Eğitim, bilinç ve gelişim adına okumak ve öğrenmek de yardımcı bir unsur. İlk ve orta öğretim döneminde ve sonrasında da okul kitaplarıyla kalmayarak ilgi ve yatkınlıklarına göre kitap okumak gelişim adına besleyici bir unsur. Besleyici sözüyle de ortaya çıkan unsur duygu ve düşünce ya da iç dünyamızın açlığını fark edebiliriz. Herhangi bir toplumda sorun varsa da bu açlığı giderilmemiş insanlar önemli bir sebep değil mi? Aslında burada açlık olgusunun bir toplum için ne kadar önemli olduğunu anlıyoruz.

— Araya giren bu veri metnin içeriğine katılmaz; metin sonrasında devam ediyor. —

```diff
+__device__ inline uint64_t order_match(int k, bool valid) {
+  uint64_t m = __ballot(valid);
+#pragma unroll
+  for (int b = 0; (1 << b) < kOrderMaxPivots; ++b) {
+    const bool set = (k >> b) & 1;
+    const uint64_t v = __ballot(set);
+    m &= set ? v : ~v;
+  }
+  return m;
+}
+
 __global__ __launch_bounds__(kOrderSortThreads) void k_order_perm(const int32_t* key, int n, int P, int32_t* perm,
                                                                  unsigned int* heads) {
-  constexpr int W = kOrderSortThreads / 64;
+  constexpr int W = kOrderSortThreads / 64, C = kOrderSortChunks;
   __shared__ int base[kOrderMaxPivots];
-  __shared__ int wofs[W][kOrderMaxPivots];
+  __shared__ int cnt[W][kOrderMaxPivots];
   const int tid = threadIdx.x, lane = tid & 63, w = tid >> 6;
   if (tid < kOrderSegs * kOrderHeadStride) heads[tid] = 0u;
-  for (int p = tid; p < P; p += blockDim.x) base[p] = 0;
+  for (int i = tid; i < W * kOrderMaxPivots; i += kOrderSortThreads) (&cnt[0][0])[i] = 0;
   __syncthreads();
-  for (int i = tid; i < n; i += blockDim.x) atomicAdd(&base[key[i]], 1);
+  const int lo = (int)((long long)n * w / W), hi = (int)((long long)n * (w + 1) / W);
+  const uint64_t below = (1ull << lane) - 1;
+  for (int c = lo; c < hi; c += 64 * C) {
+    int k[C];
+#pragma unroll
+    for (int u = 0; u < C; ++u) k[u] = c + 64 * u + lane < hi ? key[c + 64 * u + lane] : 0;
+#pragma unroll
+    for (int u = 0; u < C; ++u) {
+      const bool v = c + 64 * u + lane < hi;
+      const uint64_t m = order_match(k[u], v);
+      if (v && (m & below) == 0) cnt[w][k[u]] += __popcll(m);
+    }
+  }
   __syncthreads();
-  int pre = 0;
-  if (tid < P)
-    for (int p = 0; p < tid; ++p) pre += base[p];
+  if (tid < P) {
+    int run = 0;
+    for (int v = 0; v < W; ++v) { const int c = cnt[v][tid]; cnt[v][tid] = run; run += c; }
+    base[tid] = run;
+  }
   __syncthreads();
-  if (tid < P) base[tid] = pre;
+  if (w == 0) {
+    const int a = 2 * lane < P ? base[2 * lane] : 0, b = 2 * lane + 1 < P ? base[2 * lane + 1] : 0;
+    int s = a + b;
+    for (int o = 1; o < 64; o <<= 1) {
+      const int t = __shfl_up(s, o);
+      if (lane >= o) s += t;
+    }
+    if (2 * lane < P) base[2 * lane] = s - a - b;
+    if (2 * lane + 1 < P) base[2 * lane + 1] = s - b;
+  }
   __syncthreads();
-  for (int t0 = 0; t0 < n; t0 += kOrderSortThreads) {
-    for (int i = tid; i < W * kOrderMaxPivots; i += blockDim.x) (&wofs[0][0])[i] = 0;
-    __syncthreads();
-    const int i = t0 + tid;
-    const int k = i < n ? key[i] : -1;
-    int rank = 0;
-    bool last = true;
+  for (int c = lo; c < hi; c += 64 * C) {
+    int k[C];
 #pragma unroll
-    for (int j = 0; j < 64; ++j) {
-      const int kj = __builtin_amdgcn_readlane(k, j);
-      if (kj == k) { if (j < lane) ++rank; else if (j > lane) last = false; }
+    for (int u = 0; u < C; ++u) k[u] = c + 64 * u + lane < hi ? key[c + 64 * u + lane] : 0;
+#pragma unroll
+    for (int u = 0; u < C; ++u) {
+      const int i = c + 64 * u + lane;
+      const bool v = i < hi;
+      const uint64_t m = order_match(k[u], v);
+      if (v) perm[base[k[u]] + cnt[w][k[u]] + __popcll(m & below)] = i;
+      if (v && (m & below) == 0) cnt[w][k[u]] += __popcll(m);
     }
-    if (k >= 0 && last) wofs[w][k] = rank + 1;
-    __syncthreads();
-    for (int p = tid; p < P; p += blockDim.x) {
-      int run = base[p];
-      for (int v = 0; v < W; ++v) { const int c = wofs[v][p]; wofs[v][p] = run; run += c; }
-      base[p] = run;
-    }
-    __syncthreads();
-    if (k >= 0) perm[wofs[w][k] + rank] = i;
-    __syncthreads();
   }
 }
 
```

## Pack paired-row L2 with v_pk_fma and rewrite order key/perm kernels

Applied to the files above, without the earlier changes.

The gather-scoring loop now scores two rows at once with packed f32 ops (v_pk_mul/v_pk_fma, v_pk_add for bf16), cutting VALU instruction count in the distance inner loop. The pivot-key kernel stages its pivot and query loads through registers and unrolls the d loop by 8. The permutation kernel is rewritten as a tiled counting sort that finds equal keys with ballot bit-matching instead of 64 readlanes, processes 4 keys per thread, and uses a shuffle-based scan. The changes touch unrelated kernels, and the new sort assumes at most 128 pivots.

New measurement: 2.800 million before, 2.881 million after (median of 6 runs). 2.9% higher.

```diff
diff --git a/nann_amd/csrc/nann_device.h b/nann_amd/csrc/nann_device.h
--- a/nann_amd/csrc/nann_device.h
+++ b/nann_amd/csrc/nann_device.h
@@ -881,6 +881,42 @@
     const float t1 = q[2 * i + 1] - __uint_as_float(w[i] & 0xffff0000u);
     acc = __fmaf_rn(t0, t0, acc);
     acc = __fmaf_rn(t1, t1, acc);
+  }
+  return acc;
+}
+
+typedef float l2x2_t __attribute__((ext_vector_type(2)));
+__device__ __forceinline__ void l2_sq_acc2(l2x2_t& acc, l2x2_t t, bool first) {
+  if (first) asm("v_pk_mul_f32 %0, %1, %1" : "=v"(acc) : "v"(t));
+  else asm("v_pk_fma_f32 %0, %1, %1, %0" : "+v"(acc) : "v"(t));
+}
+__device__ __forceinline__ l2x2_t l2_lane2_f16(const float q[8], const uint4& a, const uint4& b) {
+  const uint32_t wa[4] = {a.x, a.y, a.z, a.w}, wb[4] = {b.x, b.y, b.z, b.w};
+  l2x2_t acc;
+#pragma unroll
+  for (int i = 0; i < 4; ++i) {
+    float ta0, tb0, ta1, tb1;
+    asm("v_fma_mix_f32 %0, %1, -1.0, %2 op_sel_hi:[1,0,0]" : "=v"(ta0) : "v"(wa[i]), "v"(q[2 * i]));
+    asm("v_fma_mix_f32 %0, %1, -1.0, %2 op_sel_hi:[1,0,0]" : "=v"(tb0) : "v"(wb[i]), "v"(q[2 * i]));
+    l2_sq_acc2(acc, l2x2_t{ta0, tb0}, i == 0);
+    asm("v_fma_mix_f32 %0, %1, -1.0, %2 op_sel:[1,0,0] op_sel_hi:[1,0,0]" : "=v"(ta1) : "v"(wa[i]), "v"(q[2 * i + 1]));
+    asm("v_fma_mix_f32 %0, %1, -1.0, %2 op_sel:[1,0,0] op_sel_hi:[1,0,0]" : "=v"(tb1) : "v"(wb[i]), "v"(q[2 * i + 1]));
+    l2_sq_acc2(acc, l2x2_t{ta1, tb1}, false);
+  }
+  return acc;
+}
+__device__ __forceinline__ l2x2_t l2_lane2_bf16(const l2x2_t qp[4], const uint4& a, const uint4& b) {
+  const uint32_t wa[4] = {a.x, a.y, a.z, a.w}, wb[4] = {b.x, b.y, b.z, b.w};
+  l2x2_t acc;
+#pragma unroll
+  for (int i = 0; i < 4; ++i) {
+    l2x2_t t0, t1;
+    asm("v_pk_add_f32 %0, %1, %2 op_sel_hi:[0,1] neg_lo:[0,1] neg_hi:[0,1]"
+        : "=v"(t0) : "v"(qp[i]), "v"(l2x2_t{__uint_as_float(wa[i] << 16), __uint_as_float(wb[i] << 16)}));
+    l2_sq_acc2(acc, t0, i == 0);
+    asm("v_pk_add_f32 %0, %1, %2 op_sel:[1,0] op_sel_hi:[1,1] neg_lo:[0,1] neg_hi:[0,1]"
+        : "=v"(t1) : "v"(qp[i]), "v"(l2x2_t{__uint_as_float(wa[i] & 0xffff0000u), __uint_as_float(wb[i] & 0xffff0000u)}));
+    l2_sq_acc2(acc, t1, false);
   }
   return acc;
 }
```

Her türlü açlığı giderilmiş insanların çoğunlukta olması büyük sorunların çözümü demek. Giderilen açlık ile sorunlar çözülür. Sorunların çözümü ile sistem ve denge oluşur. Denge ve sistem, huzur, refah ve düzeni getirir. Bunun çekirdeği ise eğitim, bilinç ve gelişim. Anlayış, empati, ahlak, erdemler, şahsi adalet bu üç unsur ile beraberinde gelir. Bir farkındalık oluşur bu ihtiyaçların varlığıyla.

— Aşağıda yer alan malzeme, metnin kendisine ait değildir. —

#ifdef ECG_STAMP
__device__ unsigned long long *g_stamps = nullptr;
#define ECG_STAMP_AT(slot) do { if (g_stamps && threadIdx.x == 0) { \
    g_stamps[(size_t)blockIdx.x * 8 + (slot)] = __builtin_amdgcn_s_memtime(); \
    if ((slot) == 0) g_stamps[(size_t)blockIdx.x * 8 + 7] = __builtin_amdgcn_s_memrealtime(); \
    if ((slot) == 4) g_stamps[(size_t)blockIdx.x * 8 + 6] = __builtin_amdgcn_s_memrealtime(); } } while (0)
#else
#define ECG_STAMP_AT(slot) do { } while (0)
#endif

__device__ __forceinline__ f32x16 mfma32(float a, float b, f32x16 c) {
    return __builtin_amdgcn_mfma_f32_32x32x2f32(a, b, c, 0, 0, 0);
}

__device__ __forceinline__ void glds16(const void *base_in, unsigned voff, unsigned dst) {
    const unsigned long long b = (unsigned long long)base_in;
    const unsigned blo = (unsigned)__builtin_amdgcn_readfirstlane((int)(unsigned)b);
    const unsigned bhi = (unsigned)__builtin_amdgcn_readfirstlane((int)(unsigned)(b >> 32));
    const void *base = (const void *)(((unsigned long long)bhi << 32) | blo);
    unsigned keep;
    asm volatile("s_mov_b32 %0, m0\n\ts_mov_b32 m0, %3\n\ts_nop 0\n\tglobal_load_lds_dwordx4 %1, %2\n\ts_mov_b32 m0, %0"
                 : "=&s"(keep) : "v"(voff), "s"(base), "s"(dst) : "memory");
}

__device__ __forceinline__ void wait_lgkm_f(int n) {
    switch (n) {
        case 1: __builtin_amdgcn_s_waitcnt(0xC17F); break;
        case 2: __builtin_amdgcn_s_waitcnt(0xC27F); break;
        case 3: __builtin_amdgcn_s_waitcnt(0xC37F); break;
        case 4: __builtin_amdgcn_s_waitcnt(0xC47F); break;
        default: break;
    }
}

__device__ __forceinline__ int acc_row(int r, int half) { return (r & 3) + 8 * (r >> 2) + 4 * half; }

enum { EPI_PLAIN = 0, EPI_STATS = 1, EPI_EVAL = 2, EPI_EVAL_GAP = 3 };
#ifndef ECG_FWD_FL
#define ECG_FWD_FL 1
#endif

__device__ __forceinline__ int xcd_chunked(int bid, int nwg) {
    const int q = nwg >> 3, r = nwg & 7, xcd = bid & 7;
    return (xcd < r ? xcd * (q + 1) : r * (q + 1) + (xcd - r) * q) + (bid >> 3);
}
struct EvalEpi { const float *gamma, *beta, *mean, *var; float eps; int gap; };

template <int CO_T, int T_T, int WCO, int WT, int EPI>
__global__ __launch_bounds__(256, 2) void conv1d_mfma_fwd_kernel(
    const float *__restrict__ x, const float *__restrict__ wp, const float *__restrict__ bias,
    float *__restrict__ y, float *__restrict__ partials, int Cin, int Cout, int L, int ldx, int Lo,
    int pad, int P, int tiles_t, EvalEpi ev) {
    constexpr bool STATS = (EPI == EPI_STATS), GAP = (EPI == EPI_EVAL_GAP);
    static_assert(WCO * WT == 4, "4 waves per workgroup");
    constexpr int KK = kKM, CI_C = 4, NST = KK * CI_C / 2;
    constexpr int MC = CO_T / WCO / 32, MT = T_T / WT / 32;
    static_assert(MC >= 1 && MT >= 1, "wave tile must hold at least one 32x32 accumulator");
    constexpr int XS = T_T + 16;
    constexpr int WSZ = KK * CI_C * CO_T;
    constexpr int NDMA = (WSZ + 255) / 256;
    constexpr int WPAD = NDMA * 256;
    constexpr int DPW = (NDMA + 3) / 4;
    constexpr int XEL = CI_C * XS;
    constexpr int XLOADS = (XEL + 255) / 256;
    constexpr int IMG = WPAD + XEL;
    constexpr int REDF = (STATS || GAP) ? 4 * (CO_T / WCO) * 2 : 0;
    static_assert(REDF <= IMG, "stat scratch aliases image 0");
    static_assert(NST >= 2 + DPW + XLOADS, "not enough steps to spread the staging over");
// ... 861 lines not shown
    static_assert(NST % 4 == 0, "whole groups of four steps");
    constexpr int XSPAN = T_T + KK - 1;
    constexpr int XS = ((XSPAN - KK + 31) / 32) * 32 + KK;
    constexpr int NCI = (R_T + KK - 2) / KK + 1;
    constexpr int XEL = NCI * XS, XLOADS = (XEL + 255) / 256;
    constexpr int AEL = M_T * T_T;
    constexpr int NDMA = AEL / 256;
    constexpr int DPW = NDMA / 4;
    constexpr int IMG = ((AEL + XEL + 63) / 64) * 64;
    constexpr int ACCF = MC * MR * 16 * 64;
    static_assert(WK == 1 || WM * WR * ACCF + 4 * 32 <= 2 * IMG, "accumulator exchange must fit the dead images");
    static_assert(XS >= XSPAN, "x row stride too small");
    static_assert(NDMA % 4 == 0, "dY image must split evenly over the four waves");
    static_assert(XLOADS <= 32, "mask bits");
    static_assert(NST >= 2 * XLOADS + DPW, "not enough steps to spread the staging over");

    __shared__ __attribute__((aligned(1024))) float lds[2 * IMG];
    ECG_STAMP_AT(0);

    const int tid = threadIdx.x, lane = tid & 63, wave = tid >> 6;
    const int half = lane >> 5, l31 = lane & 31;
    const int R = Cin * KK;
    const int RT = (R + R_T - 1) / R_T, CT = Cout / M_T;
    const int tile = xcd_chunked(blockIdx.x, gridDim.x);
    const int tile_r = tile % RT, tile_cs = tile / RT;
    const int r0 = tile_r * R_T, co0 = (tile_cs % CT) * M_T, s = tile_cs / CT;
    const int wk = wave % WK, wr = (wave / WK) % WR, wm = wave / (WK * WR);
    const int wm0 = wm * (M_T / WM), wr0 = wr * (R_T / WR), wt0 = wk * TW;
    const int ci_base = r0 / KK;
    const int ntt = (Lo + T_T - 1) / T_T;
    const int it_begin = (int)((long long)N * ntt * s / S), it_end = (int)((long long)N * ntt * (s + 1) / S);

    int xcol[MR];
#pragma unroll
    for (int j = 0; j < MR; ++j) {
        int r = r0 + wr0 + 32 * j + l31;
        if (r >= R) r = R - 1;
        const int ci = r / KK;
        xcol[j] = (ci - ci_base) * XS + (r - ci * KK);
    }

    f32x16 acc[MC][MR], acc2[MC][MR];
    f32x16 zero16;
#pragma unroll
    for (int r = 0; r < 16; ++r) zero16[r] = 0.f;
#pragma unroll
    for (int a = 0; a < MC; ++a)
#pragma unroll
        for (int b = 0; b < MR; ++b) { acc[a][b] = zero16; acc2[a][b] = zero16; }
    float bsum[MC], bsum2[MC];
#pragma unroll
    for (int a = 0; a < MC; ++a) bsum[a] = bsum2[a] = 0.f;
    const bool want_bias = (tile_r == 0) && (wr == 0);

Gelişim ihtiyacı başlıklı yazımın sonuna geldiğimizde açlık ihtiyacını da fark edip cümle arasında kitapların da bahsi geçti. Özellikle memlekitimizde kitap fuarının yaklaştığı bir zaman diliminde bu makale de mânidar olur diye düşündüm. Dünya Hali adlı ikinci kitabımla bu fuarda yer alırken açıkları gidermek adına da herkes için özel bir gün olduğunu hesap ederek bu makaleye de son veriyorum.